If I qualify, I am guessing there are more than a few others that are members here that would as well. Me? I don't see a compelling reason at this time. Might change my mind on down the road.

-- Actually, there is a forum where there might be significant interaction and information sharing that could be of value, but it might be less geared toward self and small press authors at this time, than it would be for the established membership. Just speculating on this.


----------



## Devor (Feb 5, 2015)

TWErvin2 said:


> -- Actually, there is a forum where there might be significant interaction and information sharing that could be of value, but it might be less geared toward self and small press authors at this time, than it would be for the established membership. Just speculating on this.



To me it's the forum and the community that might have potential, but it's impossible from the outside to know whether it's engaging or not.

I don't know what they would put in a bulletin that would make it worth it.  Do you know if they publish any statistics or is it all commentary?


----------



## Tom (Feb 5, 2015)

Meh. Can't work up much enthusiasm. I'm not sure it's worth joining, personally. After last year's snafu I lost a lot of respect for the organization.


----------



## stephenspower (Feb 5, 2015)

I've been thinking about joining, but I just can't figure out why. Lot of money for a forum and magazine subscription. And do you have to achieve the sales goals every year?


----------



## TWErvin2 (Feb 6, 2015)

Devor said:


> I don't know what they would put in a bulletin that would make it worth it.  Do you know if they publish any statistics or is it all commentary?



The Bulletin is a quarterly magazine that has articles, like advice from agents, how to market, convention information, updates on markets, highlighting authors, things like that.


----------



## MichaelSullivan (Feb 8, 2015)

skip.knox said:


> It's still all about the money, though. I agree with some of the comments, that perhaps number of works sold might be a better measure. Oh well.



I think having the qualification criteria based on income isn't a bad thing.  It's supposed to be a "professional" organization and "professional" generally means "income."  The amounts are still very low (maybe even too low), so it's not a significant barrier to entry. 

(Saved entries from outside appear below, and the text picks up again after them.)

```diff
diff --git a/constantine_amd/csrc/msm_pipeline.h b/constantine_amd/csrc/msm_pipeline.h
--- a/constantine_amd/csrc/msm_pipeline.h
+++ b/constantine_amd/csrc/msm_pipeline.h
@@ -8,6 +8,7 @@
 #include <system_error>
 #include <thread>
 #include <type_traits>
+#include <utility>
 #include <vector>
 
 #include "host_fp64.h"
@@ -390,6 +391,7 @@
 
   struct Staged {
     uint32_t* d_bstart;
+    uint32_t* d_slot_prefix;
     uint32_t* d_maxcount;
     XYZZ<FD>* d_buckets;
     XYZZ<FD>* d_heads;
@@ -397,6 +399,12 @@
     uint32_t* d_hkey;
     uint32_t* d_tkey;
   };
+  template <class B, class = void>
+  struct HasSlotPrefix : std::false_type {};
+  template <class B>
+  struct HasSlotPrefix<B, std::void_t<decltype(std::declval<B&>().launch_slot_prefix((const uint32_t*)nullptr, (uint32_t*)nullptr, 0u, 0u))>> : std::true_type {};
+  static constexpr bool kSlotRanges = HasSlotPrefix<BK>::value && !(IsFp2<FD>::value && FD::UNSAT);
+  static size_t bstart_bytes(const MsmPlan& p) { return (size_t)p.W * (p.B + 1) * 4 * (kSlotRanges ? 2 : 1); }
   void reserve_stage1(int sl, const MsmPlan& p, bool coef_is_fr) {
     const size_t W = p.W, n = p.nent;
     if (coef_is_fr) need(scal, (size_t)p.n * 32);
@@ -404,7 +412,7 @@
     need(counts, (size_t)p.S * W * p.NG * 4);
     need(totals, W * p.NG * 4);
     need(gbase, W * (p.NG + 1) * 4);
-    need(bstartS[sl], W * (p.B + 1) * 4);
+    need(bstartS[sl], bstart_bytes(p));
     need(entries, W * n * 4);
     need(maxcountS[sl], 256);
     need(heads, W * p.G * sizeof(XYZZ<FD>));
@@ -457,13 +465,15 @@
     sa.gtot = (uint32_t*)need(totals, (size_t)W * p.NG * 4);
     sa.gbase = (uint32_t*)need(gbase, (size_t)W * (p.NG + 1) * 4);
     Staged st;
-    st.d_bstart = (uint32_t*)need(bstartS[sl], (size_t)W * (B + 1) * 4);
+    st.d_bstart = (uint32_t*)need(bstartS[sl], bstart_bytes(p));
+    st.d_slot_prefix = kSlotRanges ? st.d_bstart + (size_t)W * (B + 1) : nullptr;
     uint32_t* d_entries = (uint32_t*)need(entries, (size_t)W * p.nent * 4);
     st.d_maxcount = (uint32_t*)need(maxcountS[sl], 256);
     sa.bstart = st.d_bstart; sa.entries = d_entries; sa.maxcount = st.d_maxcount;
     sa.zero_base = into ? nullptr : (void*)d_buckets;
     sa.zero_bytes = into ? 0u : (uint32_t)sizeof(XYZZ<FD>);
     bk.launch_digits_sort(sa);
+    if constexpr (kSlotRanges) bk.launch_slot_prefix(st.d_bstart, st.d_slot_prefix, W, B);
     if (convert_late) {
       (*points_arrive)();
       if constexpr (kConvert) {
@@ -484,6 +494,7 @@
     st.d_hkey = (uint32_t*)need(hkey, (size_t)W * p.G * 4);
     st.d_tkey = (uint32_t*)need(tkey, (size_t)W * p.G * 4);
     AccumArgs<FD> aa{d_entries, st.d_bstart, d_points, point_stride, d_buckets, st.d_heads, st.d_tails, st.d_hkey, st.d_tkey, p.nent, B, p.K, p.G};
+    aa.slot_prefix = st.d_slot_prefix;
     bk.template launch_accum<FD>(aa, W, into);
     bk.accum_mark(front_side);
     bk.stage_end(sl, ST_ACCUM);
@@ -493,6 +504,7 @@
   void merge_buckets(int sl, const MsmPlan& p, const Staged& st) {
     bk.stage_begin(sl, ST_MERGE);
     MergeArgs<FD> ma{st.d_bstart, st.d_buckets, st.d_heads, st.d_tails, st.d_hkey, st.d_tkey, st.d_maxcount, p.B, p.K, p.G};
+    ma.slot_prefix = st.d_slot_prefix;
     if (p.merge_lmax > 0) {
       ma.queue = (uint32_t*)need(mqueue, (size_t)merge_queue_capacity(p.W, p.G) * 4);
       ma.qcount = st.d_maxcount + 2;
```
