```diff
@@ -353,14 +354,28 @@
       std::stable_sort(order.begin(), order.end());
       h.bseg_ptr[2 * c] = (int)(h.bseg.size() / 4);
       int pos = 0;
+      auto item = [&](int b, int q0, int q1, int w) { h.bseg.push_back(b); h.bseg.push_back(q0); h.bseg.push_back(q1); h.bseg.push_back(w); ++pos; };
+      auto parts_of = [&](int b, int& n, int& k, int& len) { n = bp[b + 1] - bp[b]; k = (n == 0 && !dense) ? 0 : std::max(1, (n + seg - 1) / seg); len = k ? (n + k - 1) / k : 0; };
       for (const auto& ob : order) {
-        const int b = ob.second, n = bp[b + 1] - bp[b], k = (n == 0 && !dense) ? 0 : std::max(1, (n + seg - 1) / seg), len = k ? (n + k - 1) / k : 0;
-        while ((pos & 3) + k > 4) { h.bseg.push_back(-1); h.bseg.push_back(0); h.bseg.push_back(0); h.bseg.push_back(1 << 4); ++pos; }
-        for (int i = 0; i < k; ++i) {
-          const int q0 = bp[b] - base + std::min(n, i * len), q1 = bp[b] - base + std::min(n, (i + 1) * len);
-          h.bseg.push_back(b); h.bseg.push_back(q0); h.bseg.push_back(q1); h.bseg.push_back(i | (k << 4));
-          ++pos;
-        }
+        const int b = ob.second;
+        int n, k, len;
+        parts_of(b, n, k, len);
+        if (diag_full || h.blk_pa[b] != h.blk_pb[b]) continue;
+        const int g = (k + 1) / 2;
+        while ((pos & 3) + g > 4) item(-1, 0, 0, (1 << 4) | (BSEG_TRI << 8));
+        for (int j = 0; j < g; ++j)
+          item(b, bp[b] - base + std::min(n, 2 * j * len), bp[b] - base + std::min(n, (2 * j + (2 * j + 1 < k ? 2 : 1)) * len), (2 * j) | (k << 4) | (BSEG_TRI << 8) | (len << 16));
+      }
+      while (pos & 15) item(-1, 0, 0, (1 << 4) | (BSEG_TRI << 8));
+      for (const auto& ob : order) {
+        const int b = ob.second;
+        int n, k, len;
+        parts_of(b, n, k, len);
+        const bool dg = !diag_full && h.blk_pa[b] == h.blk_pb[b];
+        const int g = dg ? std::min(k, 1) : k;
+        while ((pos & 3) + g > 4) item(-1, 0, 0, 1 << 4);
+        if (dg) { if (k) item(b, bp[b] - base, bp[b] - base + n, (k << 4) | (BSEG_DIAG01 << 8) | (len << 16)); continue; }
+        for (int i = 0; i < k; ++i) item(b, bp[b] - base + std::min(n, i * len), bp[b] - base + std::min(n, (i + 1) * len), i | (k << 4));
       }
       h.bseg_ptr[2 * c + 1] = (int)(h.bseg.size() / 4) - h.bseg_ptr[2 * c];
     }
@@ -472,7 +487,7 @@
   p.have_rank = dev_prep && !h.pose_rank.empty();
   p.keep_init = keep_init && !ext;
   const bool band = p.band = big && bp.w > 0, bcr = p.bcr = band && bp.bcr.on;
-  p.bseg_cap = dev_lists ? 2 * nBlk * BSEG_PARTS + 16 : 0;
+  p.bseg_cap = dev_lists ? bseg_capacity(nBlk, nP) : 0;
   p.lin_stride = big ? 2 : nP * 27 + 2;
   const int n_pad = p.n_pad = big ? ((n + NB - 1) / NB) * NB : 0;
   const size_t nBlkS = h.sblk_pa.size();
@@ -590,6 +605,7 @@
   d.P = p.P; d.L = p.L; d.E = p.E; d.nP = p.nP; d.nLm = p.nLm; d.nCh = p.nCh; d.nBlk = p.nBlk; d.world = world; d.rank = rank;
   d.big = p.big ? 1 : 0; d.lin_stride = p.lin_stride;
   d.dense_slabs = dense_slabs_mode();
+  d.diag_full = diag_full_mode();
   d.touch = (unsigned int*)at(p.touch);
   d.store_w = 1;
   d.pose_free = (const int*)at(p.pose_free); d.ch_lm = (const int*)at(p.ch_lm);
@@ -665,6 +681,7 @@
   fill_blob(p, pr, h, bp, hs);
   SSX_HIP_TRY(ctx, hipMemcpyAsync(base, hs, p.in_bytes, hipMemcpyHostToDevice, ctx->stream));
   wire_arena(p, base, base + p.in_bytes, pr, huber_delta, chi2_th, world, rank, ext, recs, pe_ptr_dev, pe_edge_dev, d, bd, bnd);
+  ws->last_devs.assign(1, d);
   if (p.pose0.n) SSX_HIP_TRY(ctx, hipMemcpyAsync(d.pose[1], d.pose[0], p.pose0.n, hipMemcpyDeviceToDevice, ctx->stream));
   if (p.point0.n) SSX_HIP_TRY(ctx, hipMemcpyAsync(d.point[1], d.point[0], p.point0.n, hipMemcpyDeviceToDevice, ctx->stream));
   if (p.nCh > 0 && (p.dev_lists || p.dev_prep)) {
```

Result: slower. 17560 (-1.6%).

It's taken WAY to long to lower this barrier.  Back when I was earning $45,000 - $55,000 a month in self-publishing income I thought it was pretty incredible that I couldn't get into an organization that someone who was paid a few hundred for an article could get in.  

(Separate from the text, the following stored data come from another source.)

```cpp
template <int KMAX>
__device__ __forceinline__ float cluster_distance(int i, int j, int k, const int32_t* __restrict__ knn_a, const int32_t* __restrict__ knn_b,
                                                   const int32_t* __restrict__ ab_idx) {
    int nb[KMAX];
#pragma unroll
    for (int b = 0; b < KMAX; ++b) nb[b] = b < k ? knn_b[(size_t) j * k + b] : -2;
    int consistent = 0, pairs = 0;
    for (int a0 = 0; a0 < k; a0 += 8) {
// ... 107 lines not shown
    size_t tb = 0;
    LGR_HIP(ctx, rocprim::exclusive_scan(nullptr, tb, flags, pos, 0, (size_t) ns, rocprim::plus<int>(), ctx->stream));
    void* tmp;
    LGR_TRY(lgr_ws(ctx, WS_GRID_TMP, tb, &tmp));
    LGR_HIP(ctx, rocprim::exclusive_scan(tmp, tb, flags, pos, 0, (size_t) ns, rocprim::plus<int>(), ctx->stream));
    filter_emit<<<cdiv(ns, 256), 256, 0, ctx->stream>>>(ns, d_ij_idx, flags, pos, dist, thr_s, thr_t, distance_thr, d_out);
    int* h;
    LGR_TRY(lgr_pinned(ctx, 64, (void**) &h));
    LGR_HIP(ctx, hipMemcpyAsync(h, pos + (ns - 1), 4, hipMemcpyDeviceToHost, ctx->stream));
    LGR_HIP(ctx, hipMemcpyAsync(h + 1, flags + (ns - 1), 4, hipMemcpyDeviceToHost, ctx->stream));
    LGR_HIP(ctx, hipStreamSynchronize(ctx->stream));
    *n_out = h[0] + h[1];
    LGR_HIP(ctx, hipGetLastError());
    return LGR_OK;
}

static void tick(lgr_ctx* ctx, int i) { (void) hipEventRecord(ctx->ev[i], ctx->stream); }

__global__ void gather_rows12_kernel(const float* __restrict__ pts, const int32_t* __restrict__ idx, int m, float* __restrict__ out) {
    size_t e = (size_t) blockIdx.x * blockDim.x + threadIdx.x;
    if (e >= (size_t) m * 12) return;
    out[e] = pts[(size_t) idx[e / 12] * 12 + e % 12];
}
static void gather_rows12(lgr_ctx* ctx, const float* pts, const int32_t* idx, int m, float* out) {
    gather_rows12_kernel<<<cdiv((long long) m * 12, 256), 256, 0, ctx->stream>>>(pts, idx, m, out);
}
__global__ void finalize_kernel(lgr_corr* __restrict__ corr, int n, const int32_t* __restrict__ ks, const int32_t* __restrict__ kt) {
    int i = blockIdx.x * blockDim.x + threadIdx.x;
    if (i >= n) return;
    corr[i].index_query = ks[corr[i].index_query];
    corr[i].index_match = kt[corr[i].index_match];
}

typedef int (*FeatureStage)(lgr_ctx* ctx, const float* kps, int m, const float* surf, int n, float radius, float* out, const lgr_params* p, const float* vp);
struct Descriptor {
    int len;
    FeatureStage stage;
    bool dense;
    int lrf;
};
static int fpfh_stage(lgr_ctx* ctx, const float* kps, int m, const float* surf, int n, float radius, float* out, const lgr_params*, const float*) { return lgr_fpfh_dev(ctx, kps, m, surf, n, radius, out); }
static int shot_stage(lgr_ctx* ctx, const float* kps, int m, const float* surf, int n, float radius, float* out, const lgr_params*, const float*) { return lgr_shot_dev(ctx, kps, m, surf, n, radius, nullptr, out, nullptr); }
static int rops_stage(lgr_ctx* ctx, const float* kps, int m, const float* surf, int n, float radius, float* out, const lgr_params* p, const float* vp) {
    float* kn;
    LGR_TRY(lgr_ws_t(ctx, WS_ROPS_KPS, (size_t) m * 12, &kn));
    LGR_HIP(ctx, hipMemcpyAsync(kn, kps, (size_t) m * 48, hipMemcpyDeviceToDevice, ctx->stream));
    LGR_TRY(lgr_normals_knn_dev(ctx, kn, m, surf, n, p->normal_nr_points, vp, 1));
    return lgr_rops_gravity_dev(ctx, kn, m, surf, n, radius, out);
}
static const Descriptor DESCRIPTORS[] = {
     {33, fpfh_stage, false, LGR_LRF_DEFAULT},
     {352, shot_stage, true, LGR_LRF_DEFAULT},
     {135, rops_stage, true, LGR_LRF_GRAVITY},
};
static_assert(LGR_DESCRIPTOR_FPFH == 0 && LGR_DESCRIPTOR_SHOT == 1 && LGR_DESCRIPTOR_ROPS == 2, "DESCRIPTORS is indexed by descriptor_id");

extern "C" void lgr_default_feature_params(lgr_feature_params* f) {
    if (!f) return;
    memset(f, 0, sizeof(*f));
    f->descriptor_id = LGR_DESCRIPTOR_FPFH;
    f->lrf_id = LGR_LRF_DEFAULT;
}

static int feature_descriptor(lgr_ctx* ctx, const lgr_params* p, const lgr_feature_params* f, const Descriptor** out) {
    *out = &DESCRIPTORS[LGR_DESCRIPTOR_FPFH];
    if (!f) return LGR_OK;
    LGR_CHECK(ctx, f->descriptor_id >= 0 && f->descriptor_id < (int) (sizeof DESCRIPTORS / sizeof *DESCRIPTORS), LGR_ERR_UNSUPPORTED);
    const Descriptor& d = DESCRIPTORS[f->descriptor_id];
    if (d.dense) {
        LGR_CHECK(ctx, f->lrf_id == LGR_LRF_DEFAULT || f->lrf_id == LGR_LRF_GRAVITY || f->lrf_id == LGR_LRF_GT, LGR_ERR_INVALID_ARG);
        LGR_CHECK(ctx, f->lrf_id == d.lrf, LGR_ERR_UNSUPPORTED);
        LGR_CHECK(ctx, p->use_bfmatcher && !p->has_guess, LGR_ERR_UNSUPPORTED);
        LGR_CHECK(ctx, ctx->opt.arithmetic != LGR_ARITH_PCL, LGR_ERR_UNSUPPORTED);
    }
    *out = &d;
    return LGR_OK;
// ... 13 lines not shown
    bool empty = false;
    float *feat[2], *surf[2], *dij, *dji;
    int32_t *ij, *ji;
    FilterTables ftab;
    int ratio_k = 0;
    float ms[3] = {0, 0, 0};
    struct Tables {
        CorrCall* c;
        int operator()(lgr_ctx* cx) const {
            LGR_TRY(filter_cloud_tables(cx, c->kclouds[0], c->ksizes[0], c->p->cluster_k, c->ftab.thr_s, c->ftab.knn_s));
            return filter_cloud_tables(cx, c->kclouds[1], c->ksizes[1], c->p->cluster_k, c->ftab.thr_t, c->ftab.knn_t);
        }
    } tables{this};
    lgr_helper_guard tables_guard;
    struct PrepGuard { lgr_ctx* c; ~PrepGuard() { lgr_match_prepare_cancel(c); } } prep_guard;

    CorrCall(lgr_ctx* ctx, const float* d_src, int ns, const float* d_tgt, int nt, const lgr_params* p, lgr_corr* d_out, int* n_out)
        : ctx(ctx), p(p), clouds{d_src, d_tgt}, kclouds{d_src, d_tgt}, sizes{ns, nt}, ksizes{ns, nt}, d_out(d_out), n_out(n_out), prep_guard{ctx} {}
    CorrCall(const CorrCall&) = delete;
    const float* vp(int side) const { return side == 0 ? (p->has_vp_src ? p->vp_src : nullptr) : (p->has_vp_tgt ? p->vp_tgt : nullptr); }
    float iss_radius(int side) const { return side == 0 ? p->iss_radius_src : p->iss_radius_tgt; }
    bool ratio() const { return p->matching_id == LGR_MATCH_RATIO; }
    bool both_dirs() const { return p->matching_id != LGR_MATCH_ONE_SIDED && !ratio(); }
    template <class T>
    int result(int side, int slot, size_t count, T** out) const { return own[side] ? lgr_cloud_alloc_t(ctx, own[side], count, out) : lgr_ws_t(ctx, slot, count, out); }
};

static int level_features(lgr_ctx* cx, const CorrCall& c, int side, const float* in, int n_in, float voxel, float radius, float* surf,
                          const float* kps, int m, const int32_t* d_list, float* sub, float* out, float* ms, int* nd) {
    const lgr_params* p = c.p;
    tick(cx, 0);
    LGR_TRY(lgr_downsample_dev(cx, in, n_in, voxel, surf, nd));
    tick(cx, 1);
    LGR_TRY(lgr_normals_knn_dev(cx, surf, *nd, nullptr, 0, p->normal_nr_points, c.vp(side), p->normals_available));
    tick(cx, 2);
    if (m) {
        if (d_list) { gather_rows12(cx, kps, d_list, m, sub); kps = sub; }
        LGR_TRY(c.d->stage(cx, kps, m, surf, *nd, radius, out, p, c.vp(side)));
    }
    tick(cx, 3);
    LGR_HIP(cx, hipEventSynchronize(cx->ev[3]));
    float t;
    for (int s = 0; s < 3; ++s) { (void) hipEventElapsedTime(&t, cx->ev[s], cx->ev[s + 1]); ms[s] += t; }
    return LGR_OK;
}

static int ms_initialize(CorrCall& c, int side, MsSide& st) {
    lgr_ctx* ctx = c.ctx;
    const lgr_params* p = c.p;
    const int D = c.d->len, n = c.sizes[side], n_kps = c.ksizes[side];
    const float *d_pcd = c.clouds[side], *d_kps = c.kclouds[side];
    const int k = 5;
    LGR_CHECK(ctx, n >= k, LGR_ERR_INVALID_ARG);
    int32_t* d_nn;
    float* d_d2;
    LGR_TRY(lgr_ws_t(ctx, WS_MS_KNN_I, (size_t) n_kps * k, &d_nn));
    LGR_TRY(lgr_ws_t(ctx, WS_MS_KNN_D, (size_t) n_kps * k, &d_d2));
    LGR_TRY(lgr_knn_dev(ctx, d_kps, n_kps, d_pcd, n, k, d_nn, d_d2));
    std::vector<float> d2((size_t) n_kps * k);
    LGR_HIP(ctx, hipMemcpyAsync(d2.data(), d_d2, d2.size() * 4, hipMemcpyDeviceToHost, ctx->stream));
    LGR_HIP(ctx, hipStreamSynchronize(ctx->stream));
    std::vector<int> level(n_kps);
    for (int i = 0; i < n_kps; ++i) {
        float density = sqrtf(d2[(size_t) i * k + (k - 1)]);
        float feature_radius = sqrtf((float) p->feature_nr_points * density * density / M_PI);
        level[i] = (int) std::floor(std::log2(feature_radius) / std::log2(p->scale_factor));
        st.min_l2 = std::min(level[i], st.min_l2);
        st.max_l2 = std::max(level[i], st.max_l2);
    }
    LGR_CHECK(ctx, (long long) st.max_l2 - st.min_l2 < 64, LGR_ERR_INVALID_ARG);
    std::vector<int> count(st.max_l2 - st.min_l2 + 1, 0);
// ... 704 lines not shown
```

### lidar-global-registration_amd/csrc/lgr_features.hip

```cpp
#include <rocprim/device/device_radix_sort.hpp>
#include <rocprim/device/device_scan.hpp>

#include <algorithm>
#include <cmath>
#include <type_traits>
#include <vector>

#include "lgr_grid.cuh"
#include "lgr_host.h"
#include "lgr_knn_wave.cuh"
#include "lgr_seqsum.h"
#include "lgr_math.cuh"
#include "lgr_libm.cuh"

namespace {

__global__ void voxel_keys(const float* __restrict__ pts, int n, float bx, float by, float bz, float voxel,
                           unsigned long long* __restrict__ keys, int* __restrict__ vals, int* __restrict__ bad) {
    int i = blockIdx.x * blockDim.x + threadIdx.x;
    if (i >= n) return;
    float x = pts[(size_t) i * 12], y = pts[(size_t) i * 12 + 1], z = pts[(size_t) i * 12 + 2];
    unsigned long long k = ~0ull;
    if (lgr_finite3(x, y, z)) {
        int ix = (int) floorf((x - bx) / voxel), iy = (int) floorf((y - by) / voxel), iz = (int) floorf((z - bz) / voxel);
// ... 10 lines not shown
    flags[i] = (k != ~0ull && (i == 0 || keys[i - 1] != k)) ? 1 : 0;
}
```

Now, being a member is another thing. The organization needs to do better at providing real benefits to it's members - imho.


----------



## psychotick (Feb 10, 2015)

Hi,

Yeah I qualify on several of my novels. In essence the bar is not that high. If you sell a book at $3.99 you get $2.79 royalty (70% royalty) per sale. They've set the bar at $3000, which equates to 1075 sales per year. Of course its a lot more for those selling at 0.99c - 35 cents (35% royalty) per sale. 8571 sales per year.

My comment to the SFWA was what can you do for me? Ninety bucks may not be a lot, but I don't see the value to indies. I mean they sided with Hachette against Amazon - that absolutely wasn't indie friendly. And then there's the whole sexism debacle / mess.

And lets be honest. Sticking "Member of the SFWA" on my author profile isn't going to net me any more sales.

Cheers, Greg.


----------



## Devor (Feb 11, 2015)

psychotick said:


> And lets be honest. Sticking "Member of the SFWA" on my author profile isn't going to net me any more sales.



I sometimes listen to the Writing Excuses podcast, and they're frequently talking about all of the authors that they know personally.  They're always naming people and saying how great they are and recommending their books.  And I keep wondering, "Gee, I wonder if SFWA is one of the places that they meet all these awesome writers."  Just having a way to reach more of those kinds of experienced professionals is invaluable.


----------



## FarmerBrown (Feb 11, 2015)

psychotick said:


> And lets be honest. Sticking "Member of the SFWA" on my author profile isn't going to net me any more sales.



Of all three book festivals I've entered (of which the benefits themselves are debatable) each wanted to know if I was a member of any professional (writing) organizations. In this case, would membership be beneficial? What about including membership in a query letter?

ETA: These questions aren't exclusively for psychotick ;-)


----------